*** Begin section ***
+  __device__ __forceinline__ void calc_dzdt_top_step(S h_p) {
+    const bool fast = any_lane(!top_table) == 0ull;
+    const int m = nf - NL;
+    int i = -1;
+    for (;;) {
+      bool found = false;
+      if (fast) {
+        while (!found && ++i < m) {
+          if (val(F.TH(i + 1)) > val(F.TH(i))) status |= LGAR_ST_THETA_ORDER;
+          if (val(F.TH(i) - F.TH(i + 1)) > R(0.0)) found = true;
+          else F.DZ(i) = S(R(0.0));
+        }
+      } else {
+        while (!found && ++i < nf - 1) {
+          if (F.bottom(i)) { F.DZ(i) = S(R(0.0)); continue; }
+          const bool top = F.layer(i) == 0;
+          if (top && val(F.TH(i + 1)) > val(F.TH(i))) status |= LGAR_ST_THETA_ORDER;
+          if (val(F.TH(i) - F.TH(i + 1)) > R(0.0)) found = true;
+          else F.DZ(i) = S(R(0.0));
+        }
+      }
+      if (any_lane(found) == 0ull) break;
+      LGAR_MEASURE_POINT(CLK, 10)
+      if (found) {
+        int k = 0;
+        LayerK<S> lk;
+        if (fast) {
+          lk = pick_static(P, 0);
+        } else {
+          k = F.layer(i);
+          lk = pick(P, k);
+        }
+        S theta_1 = F.TH(i + 1), theta_2 = F.TH(i);
+        S delta_theta = F.TH(i) - F.TH(i + 1);
+        S g, ki;
+        bool fronts_done = false;
+        LGAR_MEASURE_POINT(F32_HEADS_FROM_PSI, lk, i, g, ki, fronts_done)
+        if (!fronts_done) {
+          g = capillary_drive(lk, theta_1, theta_2, 1);
+          ki = front_k(i, lk);
+#ifndef LGAR_NO_DZDT_MEMO
+          if (same_bits(theta_2, lk.te) && (i == 0 || (!fast && F.layer(i - 1) != k))) { memo_theta = theta_1; memo_g = g; memo_layer = k; }
+#endif
+        }
+        if (is_nan(val(g))) status |= LGAR_ST_NAN;
+        S dzdt;
+        if (fast || k == 0) {
+          dzdt = dv<POL>(S(R(1.0)), delta_theta) * (dv<POL>(lk.ksat * (g + h_p), F.Z(i)) + ki);
+        } else {
+          S den = S(R(0.0)) + dv<POL>(F.Z(i) - cum_prev(k), ki);
+#pragma unroll
+          for (int j = 0; j < NL - 1; j++)
+            if (j < k) {
+              const LayerK<S> lj = pick_static(P, j);
+              S tl = theta_from_h<S, POL>(lj, F.PS(i));
+              S kl = k_from_se<S, POL>(lj, se_from_theta(lj, tl));
+              S pt = (j != 0) ? P.cum[(j > 0) ? j - 1 : 0] : S(R(0.0));
+              den = den + dv<POL>(P.cum[j] - pt, kl);
+            }
+          dzdt = dv<POL>(S(R(1.0)), delta_theta) * (dv<POL>(F.Z(i), den) + dv<POL>(lk.ksat * (g + h_p), F.Z(i)));
+        }
+        F.DZ(i) = dzdt;
+        LGAR_MEASURE_POINT(CLK, 17)
+      }
+    }
+    if (fast) {
+#pragma unroll
+      for (int j = 0; j < NL - 1; j++) F.DZ(m + j) = S(R(0.0));
+    }
+  }
+
   __device__ __forceinline__ void calc_dzdt(S h_p) {
+    if constexpr (M::top_step) {
+      calc_dzdt_top_step(h_p);
+      return;
+    }
     int i = -1;
     if constexpr (M::coop_f64 && M::mixed) {
       if (share_lanes >= 4 && !G->closed_form) i = calc_dzdt_pairs_mixed(h_p);
@@ -1473,6 +1653,7 @@
         create_surficial_front(dry_depth, ponded_depth_sub, infiltration_sub);
         a_infil = a_infil + infiltration_sub;
         post_mass_valid = false;
+        if constexpr (M::top_step) top_table = is_top_table();
       }
       if (!inserting) {
         if (val(ponded_depth_sub) < G->pdm) {
diff --git a/lgar_py_amd/csrc/lgar_forward_body.hpp b/lgar_py_amd/csrc/lgar_forward_body.hpp
--- a/lgar_py_amd/csrc/lgar_forward_body.hpp
+++ b/lgar_py_amd/csrc/lgar_forward_body.hpp
@@ -213,6 +213,7 @@
   if (nf < NL) col.status |= LGAR_ST_STRUCT;
   col.k_deepest = (nf > 0) ? a.k[(size_t)(nf - 1) * N + c] : R(0);
   col.new_front_frozen = false;
+  if constexpr (M::top_step) col.top_table = col.is_top_table();
   col.cap = FMAX < a.F ? FMAX : a.F;
   col.count_geff = a.counters != nullptr;
   col.share_lanes = (xchg != nullptr) ? a.coop : 0;
diff --git a/lgar_py_amd/csrc/lgar_measure.hpp b/lgar_py_amd/csrc/lgar_measure.hpp
--- a/lgar_py_amd/csrc/lgar_measure.hpp
+++ b/lgar_py_amd/csrc/lgar_measure.hpp
@@ -52,8 +52,12 @@
 #else
 #define LGAR_COUNT_WHO (count_geff && first_active_lane())
 #endif
+#ifndef LGAR_COUNT_TOP_LAYER_STEP
 #define LGAR_COUNT_GEFF_CALL(site) \
   LGAR_COUNT_IF_SITE(site) LGAR_COUNT_IF_SPARSE { if (LGAR_COUNT_WHO) status += (1 << LGAR_ST_STEP_SHIFT); }
+#else
+#define LGAR_COUNT_GEFF_CALL(site)
+#endif
 #ifdef LGAR_DUP_GEFF
 #define LGAR_POINT_DUP_GEFF(lk, theta1, theta2)                                                    \
   if constexpr (!M::dual) {                                                                         \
*** End section ***
→ **WHAT THE TASK REQUIRES**: How many of the lines in the listing hold "else"? Only the number should be given.

→ **SOLUTION**: 7